# Acadia Tandems



## Connecticut (Feb 27, 2010)

OK, so my wife and I are going to Acadia and I hear their carriage trails are open to biking and they sound super-low technical.... so I was thinking it would be way cool to rent a tandem mountain bike and cruise the trails.

Does anyone know of a place to rent tandems close to there?


----------



## Jisch (Feb 27, 2010)

I don't know that area well from a bike shop perspective, but I've never seen a place that rents mountain bike tandems. You might want to check over at NEMBA, there are a few people there from RI (Bdee)and may have more info. 

John


----------



## Johnskiismore (Feb 28, 2010)

Those carriage trails are fun, we did them last summer.  Sorry that I do not have any info on local bike rentals.


----------



## wa-loaf (Feb 28, 2010)

There are a couple shops in Bar Harbor that rent bikes. I'm sure they have a few tandems. Don't recall their names, but I'm sure something will turn up with a little googling.

Carriage trails are basically well packed gravel roads. Easy for biking. Stop at Jordan Pond for tea and popovers.


----------



## Jisch (Mar 1, 2010)

Just realized you meant Acadia (in ME) and not Arcadia (in RI). Sorry about that.


----------



## BackLoafRiver (Mar 1, 2010)

The carriage trails are fantastic and pretty low tech.  There are some side things you can do if you want technical riding.  There are a couple pretty big hills but nothing gross.

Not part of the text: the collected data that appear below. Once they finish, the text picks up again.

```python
def _isa_check_lat(obj_dir: str, objdump: str) -> dict:
    import re
    txt = _disassemble(obj_dir, objdump, "conv_lat.o")
    seen = {}
    for m in re.finditer(r"^[0-9a-f]+ <(\S*conv_lat_kernel\S*)>:\n(.*?)(?=^[0-9a-f]+ <|\Z)", txt, re.S | re.M):
        name, body = m.group(1), [l.split("//")[0].strip() for l in m.group(2).split("\n")]
        body = [l for l in body if l]
        mf = [i for i, l in enumerate(body) if l.startswith("v_mfma")]
        if not mf:
            raise RuntimeError(f"isa_check: {name}: no MFMA")
        if any(l.startswith(("s_cbranch", "s_branch")) for l in body[mf[0]:mf[-1]]):
            raise RuntimeError(f"isa_check: {name}: a branch inside the K loop (the walk assumes straight-line code)")
        for i, l in enumerate(body):
            if re.search(r"\bm0\b", l):
                ok = l.startswith("s_mov_b32 m0,") and any(b.startswith("buffer_load") and b.endswith("lds") for b in body[i + 1:i + 3])
                if not ok:
                    raise RuntimeError(f"isa_check: {name}: `{l}` touches m0 outside the hidden LDS-DMA sequence")
        nvm, open_dma, nbar, ndma = 0, [], 0, 0
        for i, l in enumerate(body[:mf[-1] + 1]):
            op = l.split()[0]
            if op.startswith(("global_load", "buffer_load", "global_store", "buffer_store", "scratch_load", "scratch_store")):
                if op.startswith("buffer_load") and l.endswith("lds"):
                    open_dma.append(nvm); ndma += 1
                nvm += 1
            if op == "s_barrier":
                nbar += 1
                w = next((body[j] for j in range(i - 1, max(i - 6, -1), -1) if body[j].startswith("s_waitcnt") and "vmcnt" in body[j]), None)
                if w is None and not open_dma:
                    continue
                if w is None:
                    raise RuntimeError(f"isa_check: {name}: barrier {nbar} of the K loop has no vmcnt wait in front of it")
                n = int(re.search(r"vmcnt\((\d+)\)", w).group(1))
                for idx in open_dma:
                    if nvm - idx - 1 < n:
                        raise RuntimeError(f"isa_check: {name}: `{w}` before barrier {nbar} does not cover a DMA piece issued {nvm - idx - 1} vector-memory instructions earlier")
                open_dma = []
        if open_dma:
            raise RuntimeError(f"isa_check: {name}: {len(open_dma)} DMA pieces are never waited for at a chunk head")
        if len(mf) not in (8 * 6 * 8, 8 * 6 * 16) or ndma != 24:
            raise RuntimeError(f"isa_check: {name}: {len(mf)} MFMAs / {ndma} DMA instructions, expected 384 or 768 / 24")
        seen[name] = len(mf)
    if not seen:
        raise RuntimeError("isa_check: no conv_lat kernel found in conv_lat.o (name mangling changed?)")
    return seen


def _isa_check_wide(obj_dir: str, objdump: str) -> dict:
    seen = _isa_check_ring(obj_dir, objdump, "conv_wide.o", r"\S*conv_wide_kernel\S*", 18 * 64)
    seen.update(_isa_check_ring(obj_dir, objdump, "conv_halo_g1.o", r"_Z16conv_halo_kernelILi32ELi8ELi5ELi2ELi2ELi0ELb1ELb0ELi[789]E\S*", None))
    return seen
# ... 67 lines not shown
```

canonswap_amd/csrc/common.h:

```cpp
#pragma once
#include <hip/hip_runtime.h>
#include <stdint.h>

typedef _Float16 half_t;
typedef _Float16 h8_t __attribute__((ext_vector_type(8)));
typedef _Float16 h4_t __attribute__((ext_vector_type(4)));
typedef float f4_t __attribute__((ext_vector_type(4)));

enum { ACT_NONE = 0, ACT_RELU = 1, ACT_LRELU = 2, ACT_SIGMOID = 3, ACT_GELU = 4 };
enum { MODE_STD = 0, MODE_TBLEND = 1, MODE_SPADE = 2, MODE_PIXSHUF = 3,
       MODE_STDSTAT = 4 };
enum { CFG_128x128 = 0, CFG_128x64 = 1, CFG_256x32 = 2, CFG_256x16 = 3 };
enum { CFG_H_128x128 = 10, CFG_H_128x64 = 11, CFG_H_256x32 = 12, CFG_H_128x32 = 13, CFG_H_128x16 = 14, CFG_H_256x16 = 15,
       CFG_H_SK128x32 = 16 , CFG_H_128x256 = 17,
       CFG_H_128x160 = 18 ,
       CFG_H_256x160 = 19 ,
       CFG_H_256x64 = 20 ,
       CFG_VOL32 = 30 , CFG_WIDE = 31 ,
       CFG_LAT = 32  };

struct TDesc {
    void* p;
    long sN, sD, sH, sW;
};

struct ConvParams {
    const half_t* in;
    const half_t* zero;
    long in_sN, in_sD, in_sH, in_sW;
    int N, D, H, W;
    int inD;
    int Cin;
    int cg, cg_cin;
    long in_sG;
    int nchunks;
    int up_shift;
    int KD, KH, KW, PD, PH, PW;
    const half_t* wgt;
    const long* wofs;
    const int* wslot;
    int Cout_pad;
    int Cout;
    int lgTW, lgTH, lgTD;
    int nTW, nTH, nTD, nTN;
    const float* bias;
    const float* bias2;
    int act0;
    float slope0;
    TDesc res;
    int res_f32;
    int res_shift;
    const float* pixscale;
    int ps_stride;
    TDesc out0;
    int out0_f32;
    const float* s2;
    const float* t2;
    int act1;
    float slope1;
    TDesc out1;
    const float* stats;
    float* stat_out;
    float* sk_out;
    int sk_splits;
    int ragged;
    unsigned mg_ncb, mg_tw, mg_th, mg_td;
    int hilo;
    int xcd_map;
    float* kw_out;
    int ep_general;
// ... 216 lines not shown
```

canonswap_amd/csrc/conv_halo.hip:

```cpp
#include "conv_halo_kernel.h"

#ifndef HALO_GROUP
#define HALO_GROUP (-1)
#endif
#define IN_GROUP(g) (HALO_GROUP == -1 || HALO_GROUP == (g))
#define NOT_MINE (-2)

template <int CK, int WPX, int WCH, int WVP, int WVC, int MODE, bool SK, int STV>
static int launch_halo_cfg(const ConvParams& p, hipStream_t st)
{
    if constexpr (STV != 0) {
        using SS = StaticShape<STV>;
        if (p.KD == SS::KD && p.KH == SS::KH && p.KW == SS::KW && p.lgTW == SS::LW && p.lgTH == SS::LH && p.lgTD == SS::LD &&
            p.nchunks % (CK / 32) == 0)
            return launch_halo_st<CK, WPX, WCH, WVP, WVC, MODE, SK, STV>(p, st);
    }
    if constexpr (WCH == 4 && MODE == MODE_STDSTAT) {
        cs_set_error("conv_halo: the 128x256 statistics tile exists for the static shapes only (%dx%dx%d taps, tile 2^%d x 2^%d x 2^%d)",
                     p.KD, p.KH, p.KW, p.lgTW, p.lgTH, p.lgTD);
        return -1;
    } else {
        return launch_halo_st<CK, WPX, WCH, WVP, WVC, MODE, SK, 0>(p, st);
    }
}

#define HALO_CASE(CFG, WPX, WCH, WVP, WVC, MODE, SK, ST2D, ST3D)                                         \
    if (cfg == CFG && mode == MODE) {                                                                    \
        if (ck == 64) return launch_halo_cfg<64, WPX, WCH, WVP, WVC, MODE, SK, ST2D>(p, st);            \
        if (stv == 1) return launch_halo_cfg<32, WPX, WCH, WVP, WVC, MODE, SK, ST2D>(p, st);            \
        if (stv == 5 && ST3D == 2) return launch_halo_cfg<32, WPX, WCH, WVP, WVC, MODE, SK, (ST3D == 2 ? 5 : 0)>(p, st); \
        return launch_halo_cfg<32, WPX, WCH, WVP, WVC, MODE, SK, ST3D>(p, st);                           \
    }

#define GROUP_FN(g) int launch_conv_halo_g##g(const ConvParams& p, int cfg, int ck, int mode, int stv, hipStream_t st)
GROUP_FN(0); GROUP_FN(1); GROUP_FN(2); GROUP_FN(3); GROUP_FN(4); GROUP_FN(5); GROUP_FN(6); GROUP_FN(7);

#if IN_GROUP(0)
GROUP_FN(0)
{
    (void)stv;
    if (p.KD == 3 && p.KH == 2 && p.KW == 2 && ck == 32 && mode == MODE_STD) {
        if (cfg == CFG_H_256x32) return launch_halo_cfg<32, 4, 2, 4, 1, MODE_STD, false, 12>(p, st);
        if (cfg == CFG_H_128x64) return launch_halo_cfg<32, 4, 2, 2, 2, MODE_STD, false, 13>(p, st);
        if (cfg == CFG_H_128x128 && p.lgTW == 2) return launch_halo_cfg<32, 8, 2, 1, 4, MODE_STD, false, 17>(p, st);
        if (cfg == CFG_H_128x128) return launch_halo_cfg<32, 8, 2, 1, 4, MODE_STD, false, 13>(p, st);
    }
    if (mode == MODE_STD && p.KD == 1 && p.KH == 1 && p.KW == 1) {
        if (cfg == CFG_H_128x128 && ck == 32) return launch_halo_cfg<32, 8, 2, 1, 4, MODE_STD, false, 15>(p, st);
        if (cfg == CFG_H_128x64 && ck == 64) return launch_halo_cfg<64, 4, 2, 2, 2, MODE_STD, false, 15>(p, st);
        if (cfg == CFG_H_128x64 && ck == 32) return launch_halo_cfg<32, 4, 2, 2, 2, MODE_STD, false, 15>(p, st);
        if (cfg == CFG_H_128x32 && ck == 64) return launch_halo_cfg<64, 2, 2, 4, 1, MODE_STD, false, 15>(p, st);
        if (cfg == CFG_H_128x32 && ck == 32) return launch_halo_cfg<32, 2, 2, 4, 1, MODE_STD, false, 15>(p, st);
    }
    return NOT_MINE;
}
#endif
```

Bar Harbor Bike Rentals http://www.barharborbike.com/equipment_rental.html rents tandems.  I think there is another shop but I can't remember the name. Bar Harbor Bikes also rents full suspension stuff if you want to do some solo stuff later.

Btw...a great ride is starting at the Jordan Pond House and doing the trail that starts across the road, looping, and coming back for tea and popovers.  Did this with my GF last summer and she loved it. Just beware horses and all that comes with it  :wink:


----------



## WakeboardMom (Mar 3, 2010)

Now that I've read this thread, I'm laughing at myself.  I read the title and thought, "Oh, yeah, I remember renting a tandem in Bar Harbor to ride on the carriage paths in Acadia."  It was one of those that a parent and a child ride together...my daughter was 4.  : - )  Not really what you're looking for.


----------